Clearing the code does not fix the problem any more than disconnecting the temerature sensor will prevent your engine from overheating. MIL eliminators are a band aid, and if the option is available, a PCM reflash is the best solution. The rear O2 sensors are only used to monitor how well the cats are working so there are no drivability problems assoicated with these codes. If you don't have an intermittent connection in the MIL eliminator, and the O2 sensor is functional you shouldn't be getting any codes, but if you can live with resetting the KAM every few days until you reflash, that is a solution too.
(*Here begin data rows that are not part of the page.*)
# XuyangBai/D3Feat

Hardware: AMD Instinct MI355X
Metric: fragments/sec (30k-pt clouds) (higher is better)
Workload: dtype f32; 1 GPU; SURVEY §8d config #2: synthetic 3DMatch room fragment, 300k raw pts -> grid subsample 0.03 m (~29k pts per cloud) -> self-pair -> 5-level pyramid -> full KPFCNN forward (random-init weights (reference initialiser, seed 42), 14.1M params)...; points_per_cloud=29369, fragments_per_gpu=2141, parallelism=fragment-dp1, fragments_per_replay=12, engine_fallbacks=0, engine_isolated_replays=0

## Files before the change

### d3feat_amd/csrc/grid_subsample.hip

```cpp
#include <cstdlib>
#include "prims.h"
#include "radix_sort.h"

#define GS_EMPTY 0xFFFFFFFFFFFFFFFFull
#define GS_KEYBITS 56
#define GS_KEYMASK ((1ull << GS_KEYBITS) - 1ull)
#define GS_MAX_PROBE 4096

__constant__ unsigned long long D3F_CHAIN_DEV[D3F_NCHAIN] = {
    13ull, 29ull, 59ull, 127ull, 257ull, 541ull, 1109ull, 2357ull, 5087ull, 10273ull, 20753ull, 42043ull, 85229ull,
    172933ull, 351061ull, 712697ull, 1447153ull, 2938679ull, 5967347ull, 12117689ull, 24607243ull, 49969847ull,
    101473717ull, 206062531ull, 418451333ull, 849749479ull, 1725587117ull, 3504151727ull};

struct GsElem {
    float org[3];
    int pad0;
    unsigned long long NX, NY, NZ;
    long long bbase;
};

static unsigned long long gs_chain_ge(long long n) {
    for (int j = 0; j < D3F_NCHAIN; ++j)
        if ((long long)D3F_CHAIN_HOST[j] >= n) return D3F_CHAIN_HOST[j];
    return D3F_CHAIN_HOST[D3F_NCHAIN - 1];
}

__device__ __forceinline__ unsigned long long gs_mix(unsigned long long x) {
    x ^= x >> 33; x *= 0xff51afd7ed558ccdull; x ^= x >> 33; x *= 0xc4ceb9fe1a85ec53ull; x ^= x >> 33;
    return x;
}

__device__ __forceinline__ int gs_bits(unsigned long long x) {
    int b = 0;
    while (x) { ++b; x >>= 1; }
    return b;
}
__device__ __forceinline__ void gs_prep(const unsigned* __restrict__ bbox, const int* __restrict__ offs, int B, float dl,
                                        GsElem* __restrict__ el, int* __restrict__ status, RsMeta* __restrict__ smeta,
                                        int n_cap) {
    __shared__ unsigned long long sCells[256];
    const int b = threadIdx.x;
    unsigned long long cells = 0ull;
    if (b < B) {
        GsElem e;
        e.pad0 = 0;
        const int len = offs[b + 1] - offs[b];
        if (len <= 0) {
            atomicOr(&status[1], D3F_ST_EMPTY_ELEMENT);
            e.org[0] = e.org[1] = e.org[2] = 0.f;
            e.NX = e.NY = e.NZ = 1;
        } else {
            const float inv = __fdiv_rn(1.0f, dl);
            float mx[3];
#pragma unroll
            for (int d = 0; d < 3; ++d) {
                float mn = d3f_ord2f(__hip_atomic_load(&bbox[b * 6 + d], __ATOMIC_RELAXED, __HIP_MEMORY_SCOPE_AGENT));
                mx[d] = d3f_ord2f(__hip_atomic_load(&bbox[b * 6 + 3 + d], __ATOMIC_RELAXED, __HIP_MEMORY_SCOPE_AGENT));
                e.org[d] = __fmul_rn(floorf(__fmul_rn(mn, inv)), dl);
            }
            e.NX = (unsigned long long)fmaxf(floorf(__fdiv_rn(__fsub_rn(mx[0], e.org[0]), dl)), 0.f) + 1ull;
            e.NY = (unsigned long long)fmaxf(floorf(__fdiv_rn(__fsub_rn(mx[1], e.org[1]), dl)), 0.f) + 1ull;
            e.NZ = (unsigned long long)fmaxf(floorf(__fdiv_rn(__fsub_rn(mx[2], e.org[2]), dl)), 0.f) + 1ull;
        }
        long long base = 0;
        for (int j = 0; j < b; ++j) {
            long long l = offs[j + 1] - offs[j];
            unsigned long long nb = D3F_CHAIN_DEV[D3F_NCHAIN - 1];
            for (int c = 0; c < D3F_NCHAIN; ++c)
                if ((long long)D3F_CHAIN_DEV[c] >= l) { nb = D3F_CHAIN_DEV[c]; break; }
            base += (long long)nb;
        }
        e.bbase = base;
        el[b] = e;
        const double c = (double)e.NX * (double)e.NY * (double)e.NZ;
        cells = c >= 1.8e19 ? 0xFFFFFFFFFFFFFFFFull : e.NX * e.NY * e.NZ;
    }
    if (!smeta) return;
    sCells[threadIdx.x] = cells;
    __syncthreads();
    if (threadIdx.x == 0) {
        unsigned long long mx = 1ull;
        for (int j = 0; j < B; ++j) mx = sCells[j] > mx ? sCells[j] : mx;
        int kb = gs_bits(mx - 1ull);
        if (kb < 1) kb = 1;
        const int eb = gs_bits((unsigned long long)(B - 1));
        RsMeta m;
        m.n = min(offs[B], n_cap);
        m.kb = kb;
        m.bits = kb + eb;
        if (m.bits > 32) {
            atomicOr(&status[1], D3F_ST_KEY_WIDTH);
            m.n = 0;
            m.bits = 8;
        }
        m.npass = (m.bits + 7) / 8;
        *smeta = m;
    }
}
struct GsPrepEpi {
    const unsigned* bbox; const int* offs; int B; float dl; GsElem* el; int* status; RsMeta* smeta; int n_cap;
    __device__ __forceinline__ void operator()() const { gs_prep(bbox, offs, B, dl, el, status, smeta, n_cap); }
};

__global__ void __launch_bounds__(256) gs_insert_kernel(const float* __restrict__ pts, int N, const int* __restrict__ offs,
                                                        int B, float dl, const GsElem* __restrict__ el,
                                                        unsigned long long* __restrict__ tkey, unsigned* __restrict__ tfirst,
                                                        unsigned long long capmask, int* __restrict__ slot,
                                                        int* __restrict__ status) {
    const int i = blockIdx.x * blockDim.x + threadIdx.x;
    if (i >= min(N, offs[B])) return;
    const int b = d3f_find_elem(offs, B, i);
    const GsElem e = el[b];
    const float fx = floorf(__fdiv_rn(__fsub_rn(pts[3 * (size_t)i + 0], e.org[0]), dl));
    const float fy = floorf(__fdiv_rn(__fsub_rn(pts[3 * (size_t)i + 1], e.org[1]), dl));
    const float fz = floorf(__fdiv_rn(__fsub_rn(pts[3 * (size_t)i + 2], e.org[2]), dl));
    int st = 0;
    if (fx < 0.f || fy < 0.f || fz < 0.f) st |= D3F_ST_NEG_CELL;
    const unsigned long long ix = (unsigned long long)fmaxf(fx, 0.f), iy = (unsigned long long)fmaxf(fy, 0.f),
                             iz = (unsigned long long)fmaxf(fz, 0.f);
    const unsigned long long key = ix + e.NX * iy + e.NX * e.NY * iz;
    if (key > GS_KEYMASK) st |= D3F_ST_KEY_RANGE;
    if (st) atomicOr(&status[1], st);
    const unsigned long long word = ((unsigned long long)b << GS_KEYBITS) | (key & GS_KEYMASK);
    unsigned long long h = gs_mix(word) & capmask;
    bool placed = false;
    for (int probe = 0; probe < GS_MAX_PROBE; ++probe) {
        unsigned long long prev = atomicCAS(&tkey[h], GS_EMPTY, word);
        if (prev == GS_EMPTY || prev == word) { placed = true; break; }
        h = (h + 1) & capmask;
    }
    if (!placed) atomicOr(&status[1], D3F_ST_OUT_OVERFLOW);
    atomicMin(&tfirst[h], (unsigned)i);
    slot[i] = (int)h;
}

struct GsMarkIn {
    const int* n_dev; const int* slot; const unsigned* tfirst;
    __device__ __forceinline__ int operator()(int i) const { return (i < *n_dev && tfirst[slot[i]] == (unsigned)i) ? 1 : 0; }
};

__global__ void __launch_bounds__(256) gs_chain_kernel(int N, const int* __restrict__ slot, const unsigned* __restrict__ tfirst,
                                                       const unsigned long long* __restrict__ tkey,
                                                       const int* __restrict__ vscan, const int* __restrict__ vbase,
                                                       int* __restrict__ pvid,
                                                       unsigned long long* __restrict__ vkey, int* __restrict__ vhead,
                                                       int* __restrict__ vcnt, int* __restrict__ pnext,
                                                       const int* __restrict__ n_dev) {
    const int i = blockIdx.x * blockDim.x + threadIdx.x;
    if (i >= min(N, *n_dev)) return;
    const int s = slot[i];
    const int fi = (int)tfirst[s];
    const int v = d3f_scan_at(vscan, vbase, fi);
    pvid[i] = v;
    if (fi == i) vkey[v] = tkey[s] & GS_KEYMASK;
    pnext[i] = atomicExch(&vhead[v], i);
    atomicAdd(&vcnt[v], 1);
}

struct GsRankScan {
    const int* vscan; const int* vbase;
    __device__ __forceinline__ int operator()(int p) const { return d3f_scan_at(vscan, vbase, p); }
};
struct GsRankBits {
    const unsigned* fbits; const int* wscan; const int* wbase;
    __device__ __forceinline__ int operator()(int p) const {
        const int w = p >> 5;
        return d3f_scan_at(wscan, wbase, w) + __popc(fbits[w] & ((1u << (p & 31)) - 1u));
    }
};
template <class Rank>
struct GsMoffsEpi {
    const int* offs; int B; Rank rank; int* meta; int* moffs; int* sub_lens; int* status_dev;
    int out_cap;
    int elem_cap;
    __device__ __forceinline__ void operator()(int M) const {
        if (threadIdx.x != 0) return;
        meta[0] = M;
        const int N = offs[B];
        for (int b = 0; b <= B; ++b) moffs[b] = (b == B || offs[b] >= N) ? M : rank(offs[b]);
        bool over = M > out_cap ||
                    (__hip_atomic_load(&meta[1], __ATOMIC_RELAXED, __HIP_MEMORY_SCOPE_AGENT) & (D3F_ST_OUT_OVERFLOW | D3F_ST_KEY_WIDTH));
        for (int b = 0; b < B; ++b) over = over || (moffs[b + 1] - moffs[b] > elem_cap);
        if (over && !(__hip_atomic_load(&meta[1], __ATOMIC_RELAXED, __HIP_MEMORY_SCOPE_AGENT) & D3F_ST_KEY_WIDTH))
            atomicOr(&meta[1], D3F_ST_OUT_OVERFLOW);
        for (int b = 0; b < B; ++b) {
            const int l = over ? 0 : moffs[b + 1] - moffs[b];
            meta[2 + b] = l;
            sub_lens[b] = l;
        }
        if (status_dev) {
            status_dev[0] = over ? 0 : M;
            status_dev[1] = __hip_atomic_load(&meta[1], __ATOMIC_RELAXED, __HIP_MEMORY_SCOPE_AGENT);
        }
    }
};

__global__ void __launch_bounds__(256) gs_rank_kernel(int N, const int* __restrict__ n_dev, const int* __restrict__ pvid,
                                                      const int* __restrict__ vhead, const int* __restrict__ pnext,
                                                      const int* __restrict__ vstart, const int* __restrict__ sbase,
                                                      int* __restrict__ sorted) {
    const int i = blockIdx.x * blockDim.x + threadIdx.x;
    if (i >= min(N, *n_dev)) return;
    const int v = pvid[i];
    int r = 0;
    for (int j = vhead[v]; j >= 0; j = pnext[j]) r += (j < i) ? 1 : 0;
    sorted[d3f_scan_at(vstart, sbase, v) + r] = i;
}

__device__ __forceinline__ int gs_ld(const int* p) {
    return __hip_atomic_load(p, __ATOMIC_RELAXED, __HIP_MEMORY_SCOPE_AGENT);
}

__device__ __forceinline__ int gs_mod(unsigned long long key, unsigned nb, double inv_nb) {
    const unsigned long long q = (unsigned long long)((double)key * inv_nb);
    long long r = (long long)(key - q * (unsigned long long)nb);
    r += (r < 0) ? (long long)nb : 0;
    r += (r < 0) ? (long long)nb : 0;
    r -= (r >= (long long)nb) ? (long long)nb : 0;
    r -= (r >= (long long)nb) ? (long long)nb : 0;
    return (int)r;
}

#define GS_SMALL_LAST 6
#define GS_TILE 1024

struct GsOrderArgs {
    const unsigned long long* vkey;
    const int* moffs;
    const int* offs;
    const GsElem* el;
    int* P[2];
    int* nx[2];
    int* cd;
    int* bkt[2];
    int* bf[2];
    int* bc[2];
    int* bh[2];
    int* tsum;
    int* vpos;
    int max_m;
};

#define GS_SMALL_NB 1109
#define GS_SMALL_T 256
__global__ void __launch_bounds__(GS_SMALL_T) gs_order_small_kernel(GsOrderArgs A, int small_last) {
    __shared__ int wsum[GS_SMALL_T / 64];
    __shared__ int sBF[GS_SMALL_NB], sBC[GS_SMALL_NB], sBH[GS_SMALL_NB], sNX[GS_SMALL_NB], sCD[GS_SMALL_NB], sBK[GS_SMALL_NB];
    __shared__ int sL[2][GS_SMALL_NB];
    __shared__ unsigned long long sKey[GS_SMALL_NB];
    const int b = blockIdx.x;
    const int tid = threadIdx.x, lane = tid & 63, w = tid >> 6;
    const int M = A.moffs[b + 1] - A.moffs[b];
    if (M <= 0) return;
    const unsigned long long* key = A.vkey + A.moffs[b];
    int* VP = A.vpos + A.moffs[b];
    const long long bbase = A.el[b].bbase;
    if (small_last > GS_SMALL_LAST) small_last = GS_SMALL_LAST;
    for (int t = tid; t < min(M, GS_SMALL_NB); t += GS_SMALL_T) sKey[t] = key[t];
    int lo = 0, cur = 0;
    bool done = false;
    __syncthreads();
    for (int j = 0; j <= small_last && j < D3F_NCHAIN; ++j) {
        const int nb = (int)D3F_CHAIN_DEV[j];
        const double inv_nb = 1.0 / (double)nb;
        const bool last = M <= nb;
        const int hi = last ? M : nb;
        const int* La = sL[cur];
        int* Lb = sL[cur ^ 1];
        for (int t = tid; t < nb; t += GS_SMALL_T) { sBF[t] = 0x7fffffff; sBC[t] = 0; sBH[t] = -1; }
        __syncthreads();
        for (int t = tid; t < hi; t += GS_SMALL_T) {
            const int id = (t < lo) ? La[t] : t;
            const int bk = gs_mod(sKey[id], (unsigned)nb, inv_nb);
            atomicMin(&sBF[bk], t);
            atomicAdd(&sBC[bk], 1);
            sNX[t] = atomicExch(&sBH[bk], t);
            sBK[t] = bk;
        }
        __syncthreads();
        int carry = 0;
        for (int c0 = 0; c0 < hi; c0 += GS_SMALL_T) {
            const int u = c0 + tid, t = hi - 1 - u;
            int c = 0;
            if (u < hi) {
                const int bk = sBK[t];
                c = (sBF[bk] == t) ? sBC[bk] : 0;
            }
            int x = c;
#pragma unroll
            for (int d = 1; d < 64; d <<= 1) {
                int y = __shfl_up(x, d, 64);
                if (lane >= d) x += y;
            }
            if (lane == 63) wsum[w] = x;
            __syncthreads();
            int wbase = 0, tot = 0;
#pragma unroll
            for (int q = 0; q < GS_SMALL_T / 64; ++q) {
                int v = wsum[q];
                if (q < w) wbase += v;
                tot += v;
            }
            __syncthreads();
            if (u < hi) sCD[t] = carry + wbase + x - c;
            carry += tot;
        }
        __syncthreads();
        for (int t = tid; t < hi; t += GS_SMALL_T) {
            const int id = (t < lo) ? La[t] : t;
            const int bk = sBK[t];
            int r = 0;
            for (int q = sBH[bk]; q >= 0; q = sNX[q]) r += (q > t) ? 1 : 0;
            const int dest = sCD[sBF[bk]] + r;
            Lb[dest] = id;
            if (last) VP[id] = dest;
        }
        __syncthreads();
        cur ^= 1;
        if (last) { done = true; break; }
        lo = hi;
    }
    if (!done && small_last + 1 < D3F_NCHAIN) {
        const int j = small_last + 1;
        int* P = A.P[j & 1] + A.offs[b];
        for (int t = tid; t < lo; t += GS_SMALL_T) P[t] = sL[cur][t];
        const int nb = (int)D3F_CHAIN_DEV[j];
        int* BF = A.bf[j & 1] + bbase;
        int* BC = A.bc[j & 1] + bbase;
        int* BH = A.bh[j & 1] + bbase;
        for (int t = tid; t < nb; t += GS_SMALL_T) { BF[t] = 0x7fffffff; BC[t] = 0; BH[t] = -1; }
    }
}
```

I wouldn't waste money on O2 sensors if you are going to disable the checking in the near future though... :nice:
 
TriBlkCobra said:
I think the BBK's are DMP ones. They we're at one time anyway. If you've got a digital camera snap a pic of one and email it to me at [email protected] and I can tell for sure. Can you tell me what the exact codes were? That would help me know where to go. Hell you bought them, you might as well use them. I'm assuming in the reflash you're talking about turning of the OBDII catalyst efficiency monitor? Also, in a couple of weeks I will have another set that I might want to get you to try if you're interested. Could be as long as three to four weeks out though.

I'll see what I can do about the pics. As far as the codes go, I don't remember what they were exactly. next time I get a SES light, I'll give my buddy a shout and have him check for me. As for the computer reflash, I'm doing this mainly to recal my gearing (3.73's go in this weekend :banana: ) and to get a tune for my current mods. I figured I'd have them tune it to 'ignore' the MIL's since it can be done.